Computations of the slice genus of virtual knots

Abstract

A virtual knot is an equivalence class of embeddings of $ S^1 $ into thickened (closed oriented) surfaces, up to self-diffeomorphism of the surface and certain handle stabilisations. The slice genus of a virtual knot is defined diagrammatically, in direct analogy to that of a classical knot. However, it may be defined, equivalently, as follows: a representative of a virtual knot is an embedding of $ S^1 $ into a thickened surface $ \Sigma_g \times I $; what is the minimal genus of oriented surfaces $ S \hookrightarrow M \times I $ with the embedded $ S^1 $ as boundary, where $ M $ is an oriented $ 3 $-manifold with $ \partial M = \Sigma_g $?

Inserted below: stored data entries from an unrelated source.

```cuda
template <int NV, int NU, int NS, bool SEG = false>
__global__ void __launch_bounds__(FwdCfg<NV, NU, NS>::NTHREADS, 3) riccati_forward_kernel(const FwdParams p) {
  using C = FwdCfg<NV, NU, NS>;
  constexpr int NX = C::NX, NTHR = C::NTHREADS;
  constexpr int CO = ((NX + 15) / 16) * 16;
  static_assert(CO + NX <= NTHR, "costate thread group must fit");
  extern __shared__ __align__(16) double smem[];
  const rbt_layout& L = p.L;
  const int tid = threadIdx.x;
  const int b = SEG ? int(blockIdx.x) / p.segs : int(blockIdx.x);
  if (b >= p.batch) return;
  const int N = p.n_grid - 1;
  int lo = 0, last = N, seg = 0;
  if constexpr (SEG) {
    seg = int(blockIdx.x) % p.segs;
    if (p.tp_fail[b] != 0) {
      if (seg != 0) return;
    } else {
      lo = tp_seg_lo(seg, N, p.segs);
      last = (seg == p.segs - 1) ? N : tp_seg_lo(seg + 1, N, p.segs) - 1;
    }
  }
  const double* kkt_b = p.kkt + size_t(b) * p.n_grid * L.k_stride;
  const double* ric_b = p.ric + size_t(b) * p.n_grid * L.r_stride;
  double* dir_b = p.dir + size_t(b) * p.n_grid * L.d_stride;
  double* sdx = smem + C::o_dx;
  double* sdu = smem + C::o_du;
  double* ssc = smem + C::o_sc;
  uint64_t* bars = reinterpret_cast<uint64_t*>(smem + C::o_bar);

  auto needs_pol = [&](int st) {
    const rbt_stage_ctrl c = p.ctrl[st];
    return (st == 0 && c.sto) || ((c.type == RBT_IMPACT || c.type == RBT_LIFT) && c.sto_next);
  };
  auto has_extras = [&](int st) {
    const rbt_stage_ctrl c = p.ctrl[st];
    return c.ns > 0 || c.sto || needs_pol(st);
  };
  auto issue = [&](int st) {
    const int slot = (st - lo) & 1;
    double* base = smem + slot * C::SLOT;
    const rbt_stage_ctrl c = p.ctrl[st];
    const double* krec = kkt_b + size_t(st) * L.k_stride;
    const double* rrec = ric_b + size_t(st) * L.r_stride;
    fence_proxy_async();
    if (st < N) {
      mbar_expect_tx(&bars[slot], uint32_t(C::KPART + C::RPART) * 8u);
      tma_load_1d(base, krec + L.k_Fxx, uint32_t(C::KPART) * 8u, &bars[slot]);
      tma_load_1d(base + C::KPART, rrec + L.r_P, uint32_t(C::RPART) * 8u, &bars[slot]);
    } else {
      const uint32_t by = uint32_t(NX * NX + ((NX + 1) & ~1)) * 8u;
      mbar_expect_tx(&bars[slot], by);
      tma_load_1d(base + C::KPART, rrec + L.r_P, by, &bars[slot]);
    }
    if (st < N && has_extras(st)) {
      double* ex = base + C::KPART + C::RPART;
      uint32_t bytes = 0;
      if (c.ns > 0) bytes += uint32_t(C::e_Psi - C::e_M) * 8u;
      if (c.sto) bytes += uint32_t(C::e_mt - C::e_Psi) * 8u + uint32_t(C::ESZ - C::e_fx) * 8u;
      if (c.sto && c.ns > 0) bytes += uint32_t(C::e_pol - C::e_mt) * 8u;
      if (needs_pol(st)) bytes += uint32_t(C::e_fx - C::e_pol) * 8u;
      mbar_expect_tx(&bars[2 + slot], bytes);
      if (c.ns > 0) tma_load_1d(ex + C::e_M, rrec + L.r_M, uint32_t(C::e_Psi - C::e_M) * 8u, &bars[2 + slot]);
      if (c.sto) {
        tma_load_1d(ex + C::e_Psi, rrec + L.r_Psi, uint32_t(C::e_mt - C::e_Psi) * 8u, &bars[2 + slot]);
        tma_load_1d(ex + C::e_fx, krec + L.k_fx, uint32_t(C::ESZ - C::e_fx) * 8u, &bars[2 + slot]);
      }
      if (c.sto && c.ns > 0) tma_load_1d(ex + C::e_mt, rrec + L.r_mt, uint32_t(C::e_pol - C::e_mt) * 8u, &bars[2 + slot]);
      if (needs_pol(st)) tma_load_1d(ex + C::e_pol, rrec + L.r_dtsdx, uint32_t(C::e_fx - C::e_pol) * 8u, &bars[2 + slot]);
    }
  };

  if (tid == 0) {
    for (int q = 0; q < 4; ++q) mbar_init(&bars[q], 1);
    fence_mbar_init();
  }
  if (tid < NX) sdx[tid] = (SEG && lo > 0) ? p.dxseed[(size_t(b) * p.segs + seg) * NX + tid] : p.dx0[size_t(b) * NX + tid];
  if (tid == 0) {
    ssc[0] = 0.0;
    ssc[1] = 0.0;
  }
  __syncthreads();
  if (tid == 0) {
    issue(lo);
    if (last >= lo + 1) issue(lo + 1);
  }
  uint32_t pe0 = 0, pe1 = 0;

  for (int i = lo; i <= last; ++i) {
    const int slot = (i - lo) & 1;
    const rbt_stage_ctrl c = p.ctrl[i];
    const double* base = smem + slot * C::SLOT;
    const double* sA = base;
    const double* sB = base + NX * NX;
    const double* sFx = sB + ((NV * NU + 1) & ~1);
    const double* sPm = base + C::KPART;
    const double* ss = sPm + NX * NX;
    const double* sKt = ss + ((NX + 1) & ~1);
    const double* sk = sKt + ((NU * NX + 1) & ~1);
    const double* ex = base + C::KPART + C::RPART;
    double* dx = sdx + ((i - lo) & 1) * NX;
    double* dxn = sdx + ((i - lo + 1) & 1) * NX;
    double* drec = dir_b + size_t(i) * L.d_stride;
    const bool terminal = (i == N);
    const bool impact = (!terminal && c.type == RBT_IMPACT);
    const bool lift = (!terminal && c.type == RBT_LIFT);
    const bool sto = !terminal && c.sto, sto_next = !terminal && c.sto_next;
    const bool extras = !terminal && has_extras(i);

    mbar_wait(&bars[slot], uint32_t((i - lo) >> 1) & 1u);
    if (extras) {
      if (slot) {
        mbar_wait(&bars[3], pe1);
        pe1 ^= 1;
      } else {
        mbar_wait(&bars[2], pe0);
        pe0 ^= 1;
      }
    }

    double dts = ssc[0], dtsn = ssc[1];
    if (i == 0 && sto) {
      dtsn = dot_serial(ex + C::e_pol, dx, NX) + ex[C::e_pol + ((NX + 1) & ~1) + 1];
    }
    if (lift) {
      dts = dtsn;
      dtsn = 0.0;
      if (sto_next) {
        dtsn = dot_serial(ex + C::e_pol, dx, NX) + ex[C::e_pol + ((NX + 1) & ~1) + 1];
        if (sto) dtsn += ex[C::e_pol + ((NX + 1) & ~1)] * dts;
      }
    }
    if (impact) {
      dts = dtsn;
      dtsn = 0.0;
    }
    const double delta = dtsn - dts;

    if (!terminal && !impact) {
      matvec_T(sKt, NX, NX, NU, dx, tid, NTHR, [&](int u, double a) {
        double v = a + sk[u];
        if (sto) {
          v += ex[C::e_T + u] * delta;
          if (sto_next) v -= ex[C::e_W + u] * dtsn;
        }
        sdu[u] = v;
        drec[L.d_du + u] = v;
      });
      __syncthreads();
    }
    if (tid < NX) {
      const int r = tid;
      drec[L.d_dx + r] = dx[r];
      if (!terminal) {
        double a = sFx[r];
        for (int k = 0; k < NX; ++k) a = fma(sA[r + k * NX], dx[k], a);
        if (!impact) {
          if (r >= NV)
            for (int u = 0; u < NU; ++u) a = fma(sB[(r - NV) + u * NV], sdu[u], a);
          if (sto) a = fma(ex[C::e_fx + r], delta, a);
        }
        dxn[r] = a;
      }
    } else if (tid >= CO && tid < CO + NX && !(impact && sto_next)) {
      const int r = tid - CO;
      double a = -ss[r];
      for (int k = 0; k < NX; ++k) a = fma(sPm[r + k * NX], dx[k], a);
      if (sto) {
        if (impact) {
          a -= ex[C::e_Phi + r] * dtsn;
        } else {
          a += ex[C::e_Psi + r] * delta;
          if (sto_next) a -= ex[C::e_Phi + r] * dtsn;
        }
      }
      drec[L.d_dlmdgmm + r] = a;
    }
    __syncthreads();

    if (impact && sto_next) {
      const double e_dts = dts;
      double e_dtsn = dot_serial(ex + C::e_pol, dxn, NX) + ex[C::e_pol + ((NX + 1) & ~1) + 1];
      if (sto) e_dtsn += ex[C::e_pol + ((NX + 1) & ~1)] * e_dts;
      dts = e_dts;
      dtsn = e_dtsn;
      if (tid >= CO && tid < CO + NX) {
        const int r = tid - CO;
        double a = -ss[r];
        for (int k = 0; k < NX; ++k) a = fma(sPm[r + k * NX], dx[k], a);
        if (sto) a -= ex[C::e_Phi + r] * dtsn;
        drec[L.d_dlmdgmm + r] = a;
      }
    }
    if (!terminal && !impact && c.ns > 0) {
      const int ns = c.ns;
      for (int q = tid; q < ns; q += NTHR) {
        double a = ex[C::e_m + q];
        for (int k = 0; k < NX; ++k) a = fma(ex[C::e_M + q + k * ns], dx[k], a);
        if (sto) {
          a += ex[C::e_mt + q] * delta;
          if (sto_next) a -= ex[C::e_mtn + q] * dtsn;
        }
        drec[L.d_dxi + q] = a;
      }
    }
    if (tid == 0) {
      drec[L.d_dts + 0] = dts;
      drec[L.d_dts + 1] = dtsn;
    }
    __syncthreads();
    if (tid == 0) {
      ssc[0] = dts;
      ssc[1] = dtsn;
      if (i + 2 <= last) issue(i + 2);
    }
    __syncthreads();
  }
}

}
```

We compute and estimate the slice genus of all virtual knots of $4$ classical crossings or less. We also compute or estimate the slice genus of $46$ virtual knots of $5$ and $6$ classical crossings whose slice status is not determined in the work of Boden, Chrisman, and Gaudreau. The computations are made using two distinct virtual extensions of the Rasmussen invariant, one due to Dye, Kaestner, and Kauffman, the other due to the author. Specifically, the computations are made using bounds on the two extensions of the Ramussen invariant which we construct and investigate. The bounds are themselves generalisations of those on the classical Rasmussen invariant due, independently, to Kawamura and Lobb. The bounds allow for the computation of the extensions of the Rasmussen invariant in particular cases. As asides we identify a class of virtual knots for which the two extensions of the Rasmussen invariant agree, and show that the extension due to Dye, Kaestner, and Kauffman is additive with respect to the connect sum.